Mataram, NTB - Dugaan praktik “bagi-bagi uang” di tubuh DPRD Nusa Tenggara Barat bukan sekadar rumor politik. Indikasi kuat mulai terkuak bahwa skema pembagian dana kepada sejumlah anggota dewan berlangsung secara sistematis, melibatkan proses penganggaran yang tidak transparan, dan menyeret nama-nama penting di jajaran legislatif. Nama Ketua DPRD NTB bahkan disebut dalam sejumlah laporan dan diskusi publik.
Situasi ini menempatkan *Kejaksaan Tinggi NTB* dalam posisi krusial. Keheningan dalam menangani persoalan ini justru akan memperkuat persepsi publik bahwa penegakan hukum di daerah hanya bekerja untuk kasus-kasus kecil. Sementara ketika dugaan korupsi terjadi di level elit, aparat justru kehilangan ketegasan.
Sejarah telah mencatat contoh paling relevan. Skandal DPRD Kota Malang pada 2018 membuktikan bahwa korupsi massal dalam lembaga legislatif bukan isapan jempol. Saat itu, 41 dari 45 anggota DPRD ditetapkan sebagai tersangka oleh KPK dalam kasus suap APBD-P. Dampaknya tidak hanya memukul integritas lembaga, tapi juga menyebabkan **penggantian antar waktu (PAW) secara masal** dan lumpuhnya fungsi legislatif untuk sementara waktu.
Jika skema yang sama terjadi di NTB dengan dugaan uang yang dibagikan berasal dari pokok-pokok pikiran (Pokir), dana aspirasi, atau hibah bansos yang dipolitisasi maka *kemungkinan terjadinya tersangka masal sangat terbuka*. Apalagi dalam sistem kerja DPRD yang bersifat kolektif-kolegial, setiap keputusan anggaran biasanya melibatkan banyak pihak.
Lebih jauh, *jika keterlibatan eksekutif terkonfirmasi*, baik dalam bentuk restu atau fasilitasi teknis, *bukan tidak mungkin Gubernur NTB juga akan ikut terseret* dalam proses hukum. Ini bukan sekadar skandal individual, tapi potensi kegagalan sistem pemerintahan daerah secara menyeluruh.
Dalam kondisi seperti ini, *Kejaksaan Tinggi NTB tidak boleh pasif*. Penyelidikan harus segera dibuka, nama-nama yang disebut dalam dugaan distribusi dana harus dipanggil, dan proses hukum dilakukan dengan standar integritas tinggi. Kepercayaan publik terhadap lembaga legislatif dan eksekutif dipertaruhkan. Dan lebih dari itu, inilah saatnya hukum membuktikan dirinya setara terhadap siapa pun, tidak tunduk pada posisi, jabatan, atau afiliasi politik.
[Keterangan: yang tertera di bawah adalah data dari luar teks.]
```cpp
__global__ __launch_bounds__(256) void compact_kernel(DetectDeviceView v) {
  int j = blockIdx.x;
  if (j >= v.n_jobs) return;
  __shared__ int wsum[4];
  const long long s0 = v.slot_prefix[j], s1 = v.slot_prefix[j + 1];
  long long run = v.job_cbase[j];
  const int lane = threadIdx.x & 63, wid = threadIdx.x >> 6;
  const unsigned long long below = (1ull << lane) - 1ull;
  for (long long base = s0; base < s1; base += 256 * COMPACT_PER) {
    const long long w0 = base + (long long)wid * (64 * COMPACT_PER) + lane;
    int f[COMPACT_PER];
    int wcount = 0;
#pragma unroll
    for (int q = 0; q < COMPACT_PER; q++) {
      const long long sl = w0 + q * 64;
      f[q] = (sl < s1) ? v.flag[sl] : 0;
      wcount += __popcll(__ballot(f[q] != 0));
    }
    if (lane == 0) wsum[wid] = wcount;
    __syncthreads();
    int woff = 0, total = 0;
#pragma unroll
    for (int w = 0; w < 4; w++) { const int x = wsum[w]; if (w < wid) woff += x; total += x; }
    long long pos0 = run + woff;
#pragma unroll
    for (int q = 0; q < COMPACT_PER; q++) {
      const unsigned long long bal = __ballot(f[q] != 0);
      if (f[q] != 0) {
        const long long pos = pos0 + __popcll(bal & below);
        v.c_slot[pos] = w0 + q * 64;
        v.c_flag[pos] = f[q] | (j << CAND_JOB_SHIFT);
      }
      pos0 += __popcll(bal);
    }
    run += total;
    __syncthreads();
  }
}

__global__ __launch_bounds__(256) void compact_count_kernel(DetectDeviceView v, int* __restrict__ cnt, int maxc) {
  const int j = blockIdx.x, c = blockIdx.y;
  __shared__ int wsum[4];
  const long long end = v.slot_prefix[j + 1], s0 = v.slot_prefix[j] + (long long)c * (256 * COMPACT_PER), s1 = (s0 + 256 * COMPACT_PER < end) ? s0 + 256 * COMPACT_PER : end;
  int n = 0;
  for (long long sl = s0 + threadIdx.x; sl < s1; sl += 256) n += v.flag[sl] != 0;
#pragma unroll
  for (int o = 32; o > 0; o >>= 1) n += __shfl_down(n, o);
  if ((threadIdx.x & 63) == 0) wsum[threadIdx.x >> 6] = n;
  __syncthreads();
  if (threadIdx.x == 0) cnt[(size_t)j * maxc + c] = wsum[0] + wsum[1] + wsum[2] + wsum[3];
}
__global__ __launch_bounds__(256) void compact_chunk_kernel(DetectDeviceView v, const int* __restrict__ cnt, int maxc) {
  const int j = blockIdx.x, c = blockIdx.y;
  __shared__ int wsum[4];
  const long long s1 = v.slot_prefix[j + 1], base = v.slot_prefix[j] + (long long)c * (256 * COMPACT_PER);
  if (base >= s1) return;
  long long run = v.job_cbase[j];
  for (int q = 0; q < c; q++) run += cnt[(size_t)j * maxc + q];
  const int lane = threadIdx.x & 63, wid = threadIdx.x >> 6;
  const unsigned long long below = (1ull << lane) - 1ull;
  const long long w0 = base + (long long)wid * (64 * COMPACT_PER) + lane;
  int f[COMPACT_PER];
  int wcount = 0;
#pragma unroll
  for (int q = 0; q < COMPACT_PER; q++) {
    const long long sl = w0 + q * 64;
    f[q] = (sl < s1) ? v.flag[sl] : 0;
    wcount += __popcll(__ballot(f[q] != 0));
  }
  if (lane == 0) wsum[wid] = wcount;
  __syncthreads();
  int woff = 0;
#pragma unroll
  for (int w = 0; w < 4; w++) if (w < wid) woff += wsum[w];
  long long pos0 = run + woff;
#pragma unroll
  for (int q = 0; q < COMPACT_PER; q++) {
    const unsigned long long bal = __ballot(f[q] != 0);
    if (f[q] != 0) {
      const long long pos = pos0 + __popcll(bal & below);
      v.c_slot[pos] = w0 + q * 64;
      v.c_flag[pos] = f[q] | (j << CAND_JOB_SHIFT);
    }
    pos0 += __popcll(bal);
  }
}

__global__ __launch_bounds__(64) void gather_corners_kernel(DetectDeviceView v, double short_sq_bound, const long long* slots, int n, double* out) {
  int w = blockIdx.x * blockDim.x + threadIdx.x;
  if (w >= n) return;
  long long s = slots[w];
  double c16[16];
#pragma unroll
  for (int q = 0; q < 16; q++) c16[q] = 0.0;
  if (s >= 0) slot_corners16(v, s, short_sq_bound, c16);
#pragma unroll
  for (int q = 0; q < 16; q++) out[16 * (size_t)w + q] = c16[q];
}


__device__ __forceinline__ unsigned long long order_key(double x) {
  unsigned long long b = (unsigned long long)__double_as_longlong(x);
  return (b >> 63) ? ~b : (b | 0x8000000000000000ull);
}

template <int NT>
__device__ void block_radix_select2(const double* __restrict__ a, const double* __restrict__ b, int n, int r, unsigned* hist , unsigned long long* bcast ,
                                    unsigned long long* key_a, unsigned long long* key_b) {
  unsigned long long prefix[2] = {0, 0}, mask = 0;
  int rr2[2] = {r, r};
  for (int pass = 0; pass < 8; pass++) {
    const int shift = 56 - 8 * pass;
    for (int q = threadIdx.x; q < 512; q += NT) hist[q] = 0;
    __syncthreads();
    for (int i = threadIdx.x; i < n; i += NT) {
      const unsigned long long ka = order_key(a[i]), kb = order_key(b[i]);
      if ((ka & mask) == prefix[0]) atomicAdd(&hist[(unsigned)(ka >> shift) & 255u], 1u);
      if ((kb & mask) == prefix[1]) atomicAdd(&hist[256 + ((unsigned)(kb >> shift) & 255u)], 1u);
// ... 1228 lines not shown
```

Before: 575,600.

## Shrink score kernel LDS footprint and dedupe corner map samples for higher occupancy

Stores corner y-values for corners 0 and 4 as wave-uniform scalars (top/down) rather than in shared memory, cutting corner rows from 16 to 14. In CAP mode it also shrinks the histogram, slot, job and flag arrays. Uniform-config paths are fully unrolled per edge group, with each corner's map sample loaded once and reused as the shared edge endpoint. Launch bounds request five waves in CAP mode, and the bound loads move after the edge sum. The changes rely on the geometric invariant that those corners share top/down y, and add register pressure and complexity.

```diff
diff --git a/cube_slam_wu_amd/csrc/detect_kernels.hip b/cube_slam_wu_amd/csrc/detect_kernels.hip
--- a/cube_slam_wu_amd/csrc/detect_kernels.hip
+++ b/cube_slam_wu_amd/csrc/detect_kernels.hip
@@ -4,6 +4,7 @@
 #include <cstdio>
 #include <cstdlib>
 #include <cstring>
+#include <type_traits>
 
 #include "../../include/cubeslam_hip.h"
 #include "detect_types.h"
@@ -475,41 +476,106 @@
 
 enum { SCORE_WAVE_MIXED = 0, SCORE_WAVE_CFG1 = 1, SCORE_WAVE_CFG2 = 2 };
 __device__ __forceinline__ unsigned score_sample_index(double sy, double sx, int map_w) { return (unsigned)(__mul24((int)sy, map_w) + (int)sx); }
-template <int MODE>
-__device__ __forceinline__ void score_edge_trip(int e0, int cfg, const double (*CXt)[260], const double (*CYt)[260], int tx, double ox, double oy,
-                                                const float* __restrict__ map, int map_w, float& sum_dist) {
-  const bool c2 = MODE == SCORE_WAVE_MIXED ? cfg != 0 : MODE == SCORE_WAVE_CFG2;
-  const unsigned long long EA = c2 ? 0x004213210ull : 0x443213210ull, EB = c2 ? 0x005450321ull : 0x577450321ull;
-  const unsigned long long EW = c2 ? 0x004332222ull : 0x222222222ull;
+
+enum { SCORE_LD = 260, SCORE_XROWS = 8, SCORE_YROWS = 6, SCORE_ROWS = SCORE_XROWS + SCORE_YROWS };
+enum { SCORE_WAVES = 5 };
+enum { SCORE_TOP = -1, SCORE_DOWN = -2 };
+__host__ __device__ constexpr int score_xrow(int c) { return c; }
+__host__ __device__ constexpr int score_yrow(int c) { return c == 0 ? (int)SCORE_TOP : c == 4 ? (int)SCORE_DOWN : SCORE_XROWS + c - 1 - (c > 4 ? 1 : 0); }
+__device__ __forceinline__ double score_uniform_f64(double x) {
+  int lo, hi;
+  asm("s_nop 0\n\tv_readfirstlane_b32 %0, %2\n\tv_readfirstlane_b32 %1, %3\n\ts_nop 1" : "=s"(lo), "=s"(hi) : "v"(__double2loint(x)), "v"(__double2hiint(x)));
+  return __hiloint2double(hi, lo);
+}
+struct ScoreCorners {
+  double (*R)[SCORE_LD];
+  int tx;
+  double top, down;
+  __device__ __forceinline__ double row(int r) const { return r == SCORE_TOP ? +top : r == SCORE_DOWN ? +down : +R[r][tx]; }
+  __device__ __forceinline__ double x(int c) const { return row(score_xrow(c)); }
+  __device__ __forceinline__ double y(int c) const { return row(score_yrow(c)); }
+  __device__ __forceinline__ double pick(int r1, int r2, int cfg) const { return r1 == r2 ? row(r1) : (r1 >= 0 && r2 >= 0) ? +R[cfg ? r2 : r1][tx] : cfg ? row(r2) : row(r1); }
+  __device__ __forceinline__ double x_of(int c1, int c2, int cfg) const { return pick(score_xrow(c1), score_xrow(c2), cfg); }
+  __device__ __forceinline__ double y_of(int c1, int c2, int cfg) const { return pick(score_yrow(c1), score_yrow(c2), cfg); }
+  __device__ __forceinline__ double x_dyn(int c) const { return R[c][tx]; }
+  __device__ __forceinline__ double y_dyn(int c) const {
+    const double s = R[SCORE_XROWS + (c == 0 || c == 4 ? 0 : c - 1 - (c > 4 ? 1 : 0))][tx], t = top, d = down;
+    return c == 0 ? +t : c == 4 ? +d : +s;
+  }
+  template <int Q>
+  __device__ __forceinline__ void store_corner(const V2& p) {
+    if (score_yrow(Q) >= 0) R[score_yrow(Q)][tx] = p.y;
+    R[score_xrow(Q)][tx] = p.x;
+  }
+  __device__ __forceinline__ void store(const V2 (&cb)[8]) {
+    store_corner<0>(cb[0]); store_corner<1>(cb[1]); store_corner<2>(cb[2]); store_corner<3>(cb[3]);
+    store_corner<4>(cb[4]); store_corner<5>(cb[5]); store_corner<6>(cb[6]); store_corner<7>(cb[7]);
+  }
+};
+
+__host__ __device__ constexpr unsigned long long score_edge_a(bool c2) { return c2 ? 0x004213210ull : 0x443213210ull; }
+__host__ __device__ constexpr unsigned long long score_edge_b(bool c2) { return c2 ? 0x005450321ull : 0x577450321ull; }
+__host__ __device__ constexpr unsigned long long score_edge_w(bool c2) { return c2 ? 0x004332222ull : 0x222222222ull; }
+__device__ __forceinline__ unsigned score_edge_sample(int s, double x1, double y1, double x2, double y2, int map_w) {
+  double sx, sy;
+  if (s == 0) { sx = x2; sy = y2; }
+  else if (s == 10) { sx = x1; sy = y1; }
+  else if (s == 5) { sx = (x1 + x2) * 0.5; sy = (y1 + y2) * 0.5; }
+  else { const double w = (double)s / 10.0; sx = w * x1 + (1 - w) * x2; sy = w * y1 + (1 - w) * y2; }
+  return score_sample_index(sy, sx, map_w);
+}
+__host__ __device__ constexpr bool score_corner_ends_edge(int c, bool c2) {
+  for (int e = 0; e < (c2 ? 7 : 9); e++) if ((int)((score_edge_a(c2) >> (4 * e)) & 7) == c || (int)((score_edge_b(c2) >> (4 * e)) & 7) == c) return true;
+  return false;
+}
+constexpr int SCORE_EU = 3;
+
+__device__ __forceinline__ void score_edge_trip_mixed(int e0, int cfg, const ScoreCorners& K, double ox, double oy, const float* __restrict__ map, int map_w, float& sum_dist) {
+  const bool c2 = cfg != 0;
+  const unsigned long long EA = c2 ? score_edge_a(true) : score_edge_a(false), EB = c2 ? score_edge_b(true) : score_edge_b(false);
+  const unsigned long long EW = c2 ? score_edge_w(true) : score_edge_w(false);
   const int n_edges = c2 ? 7 : 9;
-  constexpr int EU = 3;
-  float dv[EU][11];
-#pragma unroll
-  for (int u = 0; u < EU; u++) {
+  float dv[SCORE_EU][11];
+#pragma unroll
+  for (int u = 0; u < SCORE_EU; u++) {
     const int e = e0 + u;
-    if (MODE != SCORE_WAVE_MIXED && e >= n_edges) continue;
     const int a = (int)((EA >> (4 * e)) & 7), b = (int)((EB >> (4 * e)) & 7);
-    const double x1 = CXt[a][tx] - ox, y1 = CYt[a][tx] - oy, x2 = CXt[b][tx] - ox, y2 = CYt[b][tx] - oy;
-#pragma unroll
-    for (int s = 0; s < 11; s++) {
-      double sx, sy;
-      if (s == 0) { sx = x2; sy = y2; }
-      else if (s == 10) { sx = x1; sy = y1; }
-      else if (s == 5) { sx = (x1 + x2) * 0.5; sy = (y1 + y2) * 0.5; }
-      else { const double w = (double)s / 10.0; sx = w * x1 + (1 - w) * x2; sy = w * y1 + (1 - w) * y2; }
-      dv[u][s] = map[score_sample_index(sy, sx, map_w)];
-    }
-  }
-#pragma unroll
-  for (int u = 0; u < EU; u++) {
+    const double x1 = K.x_dyn(a) - ox, y1 = K.y_dyn(a) - oy, x2 = K.x_dyn(b) - ox, y2 = K.y_dyn(b) - oy;
+#pragma unroll
+    for (int s = 0; s < 11; s++) dv[u][s] = map[score_edge_sample(s, x1, y1, x2, y2, map_w)];
+  }
+#pragma unroll
+  for (int u = 0; u < SCORE_EU; u++) {
     const int e = e0 + u;
-    const float wt = MODE == SCORE_WAVE_CFG1 ? 1.0f : 0.5f * (float)(int)((EW >> (4 * e)) & 7);
+    const float wt = 0.5f * (float)(int)((EW >> (4 * e)) & 7);
     const bool on = e < n_edges;
-    if (MODE == SCORE_WAVE_MIXED) {
-#pragma unroll
-      for (int s = 0; s < 11; s++) { const float nx = sum_dist + dv[u][s] * wt; sum_dist = on ? nx : sum_dist; }
-    } else if (!on) {
-    } else if (wt == 1.0f) {
+#pragma unroll
+    for (int s = 0; s < 11; s++) { const float nx = sum_dist + dv[u][s] * wt; sum_dist = on ? nx : sum_dist; }
+  }
+}
+template <bool C2, int E0>
+__device__ __forceinline__ void score_edge_trip(const ScoreCorners& K0, const float (&cv)[8], double ox, double oy, const float* __restrict__ map, int map_w, float& sum_dist) {
+  constexpr int n_edges = C2 ? 7 : 9;
+  ScoreCorners K = K0;
+  asm volatile("" : "+v"(K.tx));
+  float dv[SCORE_EU][11];
+#pragma unroll
+  for (int u = 0; u < SCORE_EU; u++) {
+    const int e = E0 + u;
+    if (e >= n_edges) continue;
+    const int a = (int)((score_edge_a(C2) >> (4 * e)) & 7), b = (int)((score_edge_b(C2) >> (4 * e)) & 7);
+    const double x1 = K.x(a) - ox, y1 = K.y(a) - oy, x2 = K.x(b) - ox, y2 = K.y(b) - oy;
+    dv[u][0] = cv[b]; dv[u][10] = cv[a];
+#pragma unroll
+    for (int s = 1; s < 10; s++) dv[u][s] = map[score_edge_sample(s, x1, y1, x2, y2, map_w)];
+    __builtin_amdgcn_sched_barrier(0);
+  }
+#pragma unroll
+  for (int u = 0; u < SCORE_EU; u++) {
+    const int e = E0 + u;
+    if (e >= n_edges) continue;
+    const float wt = 0.5f * (float)(int)((score_edge_w(C2) >> (4 * e)) & 7);
+    if (wt == 1.0f) {
 #pragma unroll
       for (int s = 0; s < 11; s++) sum_dist += dv[u][s];
     } else {
@@ -519,12 +585,27 @@
   }
 }
 template <int MODE>
-__device__ __forceinline__ float score_edge_sum(int cfg, const double (*CXt)[260], const double (*CYt)[260], int tx, double ox, double oy,
-                                                const float* __restrict__ map, int map_w) {
+__device__ __forceinline__ float score_edge_sum(int cfg, const ScoreCorners& K, double ox, double oy, const float* __restrict__ map, int map_w) {
   float sum_dist = 0;
-  const int n_edges = MODE == SCORE_WAVE_MIXED ? (cfg ? 7 : 9) : MODE == SCORE_WAVE_CFG2 ? 7 : 9;
+  if (MODE == SCORE_WAVE_MIXED) {
+    const int n_edges = cfg ? 7 : 9;
 #pragma unroll 1
-  for (int e0 = 0; e0 < n_edges; e0 += 3) score_edge_trip<MODE>(e0, cfg, CXt, CYt, tx, ox, oy, map, map_w, sum_dist);
+    for (int e0 = 0; e0 < n_edges; e0 += SCORE_EU) score_edge_trip_mixed(e0, cfg, K, ox, oy, map, map_w, sum_dist);
+  } else {
+    constexpr bool C2 = MODE == SCORE_WAVE_CFG2;
+    float cv[8];
+#pragma unroll
+    for (int c = 0; c < 8; c++) {
+      const bool used = score_corner_ends_edge(c, C2);
+      cv[c] = used ? map[score_sample_index(K.y(c) - oy, K.x(c) - ox, map_w)] : 0.0f;
+    }
+    score_edge_trip<C2, 0>(K, cv, ox, oy, map, map_w, sum_dist);
+    __builtin_amdgcn_sched_barrier(0);
+    score_edge_trip<C2, SCORE_EU>(K, cv, ox, oy, map, map_w, sum_dist);
+    __builtin_amdgcn_sched_barrier(0);
+    score_edge_trip<C2, 2 * SCORE_EU>(K, cv, ox, oy, map, map_w, sum_dist);
+    __builtin_amdgcn_sched_barrier(0);
+  }
   return sum_dist;
 }
 
@@ -567,9 +648,8 @@
 }
 
 template <bool CAP>
-__global__ __launch_bounds__(256) void score_kernel(DetectDeviceView v, long long slot_total, double short_sq_bound) {
-  __shared__ double C16[16][260];
-  double (*CXt)[260] = C16, (*CYt)[260] = C16 + 8;
+__global__ __launch_bounds__(256, CAP ? SCORE_WAVES : 4) void score_kernel(DetectDeviceView v, long long slot_total, double short_sq_bound) {
+  __shared__ double s_rows[SCORE_ROWS][SCORE_LD];
   const bool cap = CAP;
   long long n_valid = cap ? 256ll * v.blk_info[0] : v.job_cbase[v.n_jobs];
   const long long per_xcd = ((n_valid + 255) / 256 + 7) / 8;
@@ -582,84 +662,91 @@
     base = 256ll * entry[0];
     n_valid = base + entry[1];
   }
-  __shared__ int hist[SCORE_BINS + 1];
-  __shared__ int s_src[256], s_job[256], s_flag[256];
-  __shared__ long long s_slot[256];
+  constexpr int NBINS = CAP ? (int)SCORE_SUB : (int)SCORE_BINS;
+  using SlotT = typename std::conditional<CAP, unsigned, long long>::type;
+  __shared__ int hist[NBINS + 1];
+  __shared__ unsigned char s_src[256], s_flag[256];
+  __shared__ int s_job[CAP ? 1 : 256];
+  __shared__ SlotT s_slot[256];
   {
     const int t0 = threadIdx.x;
-    for (int b = t0; b <= SCORE_BINS; b += 256) hist[b] = 0;
+    for (int b = t0; b <= NBINS; b += 256) hist[b] = 0;
     __syncthreads();
     const long long i0 = base + t0;
     long long slot0 = 0;
     int j0 = 0;
     int flag0 = 0;
     if (i0 < n_valid) { slot0 = v.c_slot[i0]; flag0 = v.c_flag[i0]; j0 = flag0 >> CAND_JOB_SHIFT; }
-    s_slot[t0] = slot0; s_job[t0] = j0; s_flag[t0] = flag0 & CAND_VP_MASK;
-    __syncthreads();
-    int key = SCORE_BINS;
+    const int jq = CAP ? __builtin_amdgcn_readfirstlane(j0) : j0;
+    const unsigned loc = (unsigned)(slot0 - v.jobs[jq].slot_off);
+    if (CAP) { s_slot[t0] = (SlotT)loc; if (t0 == 0) s_job[0] = j0; }
+    else { s_slot[t0] = (SlotT)slot0; s_job[t0] = j0; }
+    s_flag[t0] = (unsigned char)(flag0 & CAND_VP_MASK);
+    __syncthreads();
+    int key = NBINS;
     if (i0 < n_valid) {
-      const int jq = CAP ? __builtin_amdgcn_readfirstlane(s_job[0]) : j0;
       const int T0 = v.jobs[jq].T;
-      const unsigned loc = (unsigned)(slot0 - v.jobs[jq].slot_off);
-      const int jrel = j0 - s_job[0];
+      const int jrel = CAP ? 0 : j0 - s_job[0];
       const unsigned hq = loc >> 1;
       const unsigned qT = CAP ? score_udiv(hq, (unsigned)T0, ((unsigned long long)v.jobs[jq].RP * v.jobs[jq].Y * T0 * T0 < (1ull << 32) && T0 > 1) ? 0xffffffffu / (unsigned)T0 + 1u : 0u) : hq / (unsigned)T0;
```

Kasus ini bukan hanya soal siapa yang menerima dan siapa yang memberi. Ini soal bagaimana kekuasaan dipraktikkan di ruang-ruang yang mestinya menjadi penjaga amanat rakyat.
Tersangka masal? Mungkin. PAW masal? Sangat mungkin. Tapi lebih dari itu, yang paling ditakutkan adalah lumpuhnya kepercayaan rakyat terhadap seluruh institusi politik daerah.